__Material for this exercise__
diff --git a/spmv_acc_amd/csrc/tile_stage.hpp b/spmv_acc_amd/csrc/tile_stage.hpp
--- a/spmv_acc_amd/csrc/tile_stage.hpp
+++ b/spmv_acc_amd/csrc/tile_stage.hpp
@@ -213,8 +213,28 @@
   }
 };
 
+struct C16Window {
+  int off;
+  unsigned cls;
+};
+__device__ __forceinline__ int c16_granules_below(unsigned cls, int q) {
+  const unsigned m = cls & ((1u << (2 * q)) - 1u);
+  return q + __popc(m & 0x5555u) + 2 * __popc(m & 0xAAAAu);
+}
+__device__ __forceinline__ C16Window c16_window_load(const int *__restrict__ desc, long long i) {
+  const int2 d = *reinterpret_cast<const int2 *>(desc + 2 * i);
+  return C16Window{d.x, static_cast<unsigned>(d.y)};
+}
+__device__ __forceinline__ void c16_record(const C16Window &W, int q, int *first, int *ints) {
+  *first = 16 * (W.off + c16_granules_below(W.cls, q));
+  *ints = 16 * (static_cast<int>((W.cls >> (2 * q)) & 3u) + 1);
+}
+__device__ __forceinline__ C16Window c16_window_fixed(int a0, int R) {
+  return C16Window{(a0 >> 8) * (R >> 4), static_cast<unsigned>((R >> 4) - 1) * 0x5555u};
+}
+
 template <int BITS>
-__device__ __forceinline__ void c16_decode(int (&c)[4], const Codes4<BITS> &d, int rv, int R, int lane, const int *__restrict__ ovf) {
+__device__ __forceinline__ void c16_decode(int (&c)[4], const Codes4<BITS> &d, int rv, int E, int lane, const int *__restrict__ ovf) {
   constexpr int ESC = Codes4<BITS>::escape;
   const int bs = __builtin_amdgcn_readlane(rv, 0);
   const int nesc = __builtin_amdgcn_readlane(rv, 1);
@@ -223,7 +243,6 @@
 #pragma unroll
   for (int q = 0; q < 4; ++q) c[q] = bs + dq[q];
   if (nesc > 0) {
-    const int E = R - 4;
     const unsigned long long lt = (1ull << lane) - 1ull;
     const bool e[4] = {dq[0] == ESC, dq[1] == ESC, dq[2] == ESC, dq[3] == ESC};
     const unsigned long long slot[4] = {__ballot(e[0]), __ballot(e[1]), __ballot(e[2]), __ballot(e[3])};
@@ -241,19 +260,22 @@
 
 template <int THREADS, int NPT, bool NTC, bool NTV, int BITS>
 __device__ __forceinline__ void stage_products_c16_all(double *__restrict__ lds, int a0, int lo4, int hi, const Col16Dev &C,
-                                                       const double *__restrict__ v, const double *__restrict__ x) {
+                                                       const C16Window &W, const double *__restrict__ v, const double *__restrict__ x) {
   constexpr int K = NPT / 4;
   Codes4<BITS> d[K];
   double2v va[K], vb[K];
   int rv[K];
   const int lane = threadIdx.x & (kWave - 1);
   const int R = C.rec_ints;
-  const int rl = lane < R ? lane : 0;
+  const int E = R - 4;
 #pragma unroll
   for (int k = 0; k < K; ++k) {
     const int wave_j = __builtin_amdgcn_readfirstlane(a0 + 4 * ((threadIdx.x & ~(kWave - 1)) + k * THREADS));
-    rv[k] = C.rec[static_cast<long long>(wave_j >> 8) * R + rl];
-  }
+    int first, ints;
+    c16_record(W, (wave_j - a0) >> 8, &first, &ints);
+    rv[k] = C.rec[first + (lane < ints ? lane : 0)];
+  }
+  __builtin_amdgcn_sched_barrier(0x387);
 #pragma unroll
   for (int k = 0; k < K; ++k) d[k].template load<NTC>(C, a0 + 4 * (threadIdx.x + k * THREADS));
 #pragma unroll
@@ -268,7 +290,7 @@
   for (int k = 0; k < K; ++k) {
     const int j = a0 + 4 * (threadIdx.x + k * THREADS);
     int c[4];
-    c16_decode(c, d[k], rv[k], R, lane, C.ovf);
+    c16_decode(c, d[k], rv[k], E, lane, C.ovf);
     const bool mine = j >= lo4 && j < hi;
     const int bs = __builtin_amdgcn_readlane(rv[k], 0);
 #pragma unroll
@@ -290,23 +312,25 @@
 
 template <int THREADS, int NPT, bool NTC, bool NTV, int BITS>
 __device__ __forceinline__ void stage_products_c16_tail(double *__restrict__ lds, int a0, int lo4, int hi, const Col16Dev &C,
-                                                        const double *__restrict__ v, const double *__restrict__ x) {
+                                                        const C16Window &W, const double *__restrict__ v, const double *__restrict__ x) {
   const int lane = threadIdx.x & (kWave - 1);
   const int R = C.rec_ints;
-  const int rl = lane < R ? lane : 0;
+  const int E = R - 4;
 #pragma nounroll
   for (int k = 0; k < NPT / 4 - 1; ++k) {
     const int wave_j = __builtin_amdgcn_readfirstlane(a0 + 4 * ((threadIdx.x & ~(kWave - 1)) + k * THREADS));
     if (wave_j >= hi) break;
     const int g = threadIdx.x + k * THREADS;
     const int j = a0 + 4 * g;
-    const int rv = C.rec[static_cast<long long>(wave_j >> 8) * R + rl];
+    int first, ints;
+    c16_record(W, (wave_j - a0) >> 8, &first, &ints);
+    const int rv = C.rec[first + (lane < ints ? lane : 0)];
     Codes4<BITS> d;
     d.template load<NTC>(C, j);
     const int jv = (j >= lo4 && j < hi) ? j : lo4;
     const double2v va = load_stream_d2<NTV>(v + jv), vb = load_stream_d2<NTV>(v + jv + 2);
     int c[4];
-    c16_decode(c, d, rv, R, lane, C.ovf);
+    c16_decode(c, d, rv, E, lane, C.ovf);
     const bool mine = j >= lo4 && j < hi;
     const int bs = __builtin_amdgcn_readlane(rv, 0);
     double xg[4];
@@ -324,15 +348,15 @@
 }
 
 template <int THREADS, int NPT, bool NTC, bool NTV>
-__device__ __forceinline__ void stage_products_c16(double *__restrict__ lds, int a0, int lo4, int hi, const Col16Dev &C,
+__device__ __forceinline__ void stage_products_c16(double *__restrict__ lds, int a0, int lo4, int hi, const Col16Dev &C, const C16Window &W,
                                                    const double *__restrict__ v, const double *__restrict__ x) {
   const int last_j = __builtin_amdgcn_readfirstlane(a0 + 4 * ((threadIdx.x & ~(kWave - 1)) + (NPT / 4 - 1) * THREADS));
   if (C.d8 != nullptr) {
-    if (last_j < hi) stage_products_c16_all<THREADS, NPT, NTC, NTV, 8>(lds, a0, lo4, hi, C, v, x);
-    else stage_products_c16_tail<THREADS, NPT, NTC, NTV, 8>(lds, a0, lo4, hi, C, v, x);
+    if (last_j < hi) stage_products_c16_all<THREADS, NPT, NTC, NTV, 8>(lds, a0, lo4, hi, C, W, v, x);
+    else stage_products_c16_tail<THREADS, NPT, NTC, NTV, 8>(lds, a0, lo4, hi, C, W, v, x);
   } else {
-    if (last_j < hi) stage_products_c16_all<THREADS, NPT, NTC, NTV, 16>(lds, a0, lo4, hi, C, v, x);
-    else stage_products_c16_tail<THREADS, NPT, NTC, NTV, 16>(lds, a0, lo4, hi, C, v, x);
+    if (last_j < hi) stage_products_c16_all<THREADS, NPT, NTC, NTV, 16>(lds, a0, lo4, hi, C, W, v, x);
+    else stage_products_c16_tail<THREADS, NPT, NTC, NTV, 16>(lds, a0, lo4, hi, C, W, v, x);
   }
 }
 
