template <int HIDDEN>
__device__ void stage_weights_fwd(const _Float16 *__restrict__ W, _Float16 *lds, uint32_t in_dim, uint32_t num_layers, bool with_out = true, uint32_t ld0 = 0) {
    constexpr int MT = (HIDDEN + 31) / 32, KC = HIDDEN / 16;
    const uint32_t KS0 = in_dim / 16;
    if (!ld0) ld0 = in_dim;
    const uint32_t n0 = MT * KS0, nh = (num_layers - 1) * MT * KC, total = n0 + nh + (with_out ? KC : 0);
    const _Float16 *Wh = W + (size_t)HIDDEN * ld0;
    const _Float16 *Wo = Wh + (size_t)(num_layers - 1) * HIDDEN * HIDDEN;
    for (uint32_t idx = threadIdx.x; idx < total * 64; idx += MLP_BLOCK) {
        const uint32_t f = idx >> 6, lane = idx & 63, r = lane & 31, h = lane >> 5;
        h8 v;
#pragma unroll
        for (int j = 0; j < 8; j++) v[j] = (_Float16)0;
        if (f < n0) {
            const uint32_t mt = f / KS0, kc = f % KS0, row = 32 * mt + r;
            if (row < HIDDEN) v = *reinterpret_cast<const h8 *>(W + (size_t)row * ld0 + 16 * kc + 8 * h);
        } else if (f < n0 + nh) {
            const uint32_t g = f - n0, l = g / (MT * KC), mt = (g / KC) % MT, kc = g % KC, row = 32 * mt + r;
            if (row < HIDDEN) {
                const _Float16 *p = Wh + (size_t)l * HIDDEN * HIDDEN + (size_t)row * HIDDEN + 16 * kc + 4 * h;
                const h4 lo = *reinterpret_cast<const h4 *>(p), hi = *reinterpret_cast<const h4 *>(p + 8);
#pragma unroll
                for (int j = 0; j < 4; j++) { v[j] = lo[j]; v[4 + j] = hi[j]; }
            }
        } else {
            const uint32_t kc = f - n0 - nh;
            if (r < 16) {
                const _Float16 *p = Wo + (size_t)r * HIDDEN + 16 * kc + 4 * h;
                const h4 lo = *reinterpret_cast<const h4 *>(p), hi = *reinterpret_cast<const h4 *>(p + 8);
#pragma unroll
                for (int j = 0; j < 4; j++) { v[j] = lo[j]; v[4 + j] = hi[j]; }
            }
        }
        *reinterpret_cast<h8 *>(lds + (size_t)f * 512 + lane * 8) = v;
    }
}

template <int HIDDEN>
__device__ void stage_weights_bwd(const _Float16 *__restrict__ W, _Float16 *lds, uint32_t in_dim, uint32_t num_layers, bool with_dx, bool head = false,
                                  uint32_t ld0 = 0) {
    constexpr int MT = (HIDDEN + 31) / 32, KC = HIDDEN / 16;
    const uint32_t MT0 = (in_dim + 31) / 32;
    if (!ld0) ld0 = in_dim;
    const uint32_t no = MT, nh = (num_layers - 1) * MT * KC, nx = with_dx ? MT0 * KC : 0, total = no + nh + nx;
    const _Float16 *Wh = W + (size_t)HIDDEN * ld0;
    const _Float16 *Wo = Wh + (size_t)(num_layers - 1) * HIDDEN * HIDDEN;
    for (uint32_t idx = threadIdx.x; idx < total * 64; idx += MLP_BLOCK) {
        const uint32_t f = idx >> 6, lane = idx & 63, r = lane & 31, h = lane >> 5;
        h8 v;
#pragma unroll
        for (int j = 0; j < 8; j++) v[j] = (_Float16)0;
        if (f < no) {
            const uint32_t i = 32 * f + r;
            if (i < HIDDEN) {
#pragma unroll
                for (int j = 0; j < 8; j++) v[j] = Wo[(size_t)(8 * h + j) * HIDDEN + i];
            }
        } else if (f < no + nh) {
            const uint32_t g = f - no, l = g / (MT * KC), mt = (g / KC) % MT, kc = g % KC, i = 32 * mt + r;
            if (i < HIDDEN) {
#pragma unroll
                for (int j = 0; j < 8; j++) v[j] = Wh[(size_t)l * HIDDEN * HIDDEN + (size_t)chain_k(kc, h, j) * HIDDEN + i];
            }
        } else {
            const uint32_t g = f - no - nh, mt0 = g / KC, kc = g % KC, i = 32 * mt0 + r;
            if (head) {
                if (i >= 17 && i < 32) {
#pragma unroll
                    for (int j = 0; j < 8; j++) v[j] = W[(size_t)chain_k(kc, h, j) * ld0 + (i - 1)];
                }
            } else if (i < in_dim) {
#pragma unroll
                for (int j = 0; j < 8; j++) v[j] = W[(size_t)chain_k(kc, h, j) * ld0 + i];
            }
        }
        *reinterpret_cast<h8 *>(lds + (size_t)f * 512 + lane * 8) = v;
    }
}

__About this exercise__
Where a line of the records holds the word "csrc", copy that line.

__Task answer__
diff --git a/spmv_acc_amd/csrc/tile_stage.hpp b/spmv_acc_amd/csrc/tile_stage.hpp
--- a/spmv_acc_amd/csrc/tile_stage.hpp
+++ b/spmv_acc_amd/csrc/tile_stage.hpp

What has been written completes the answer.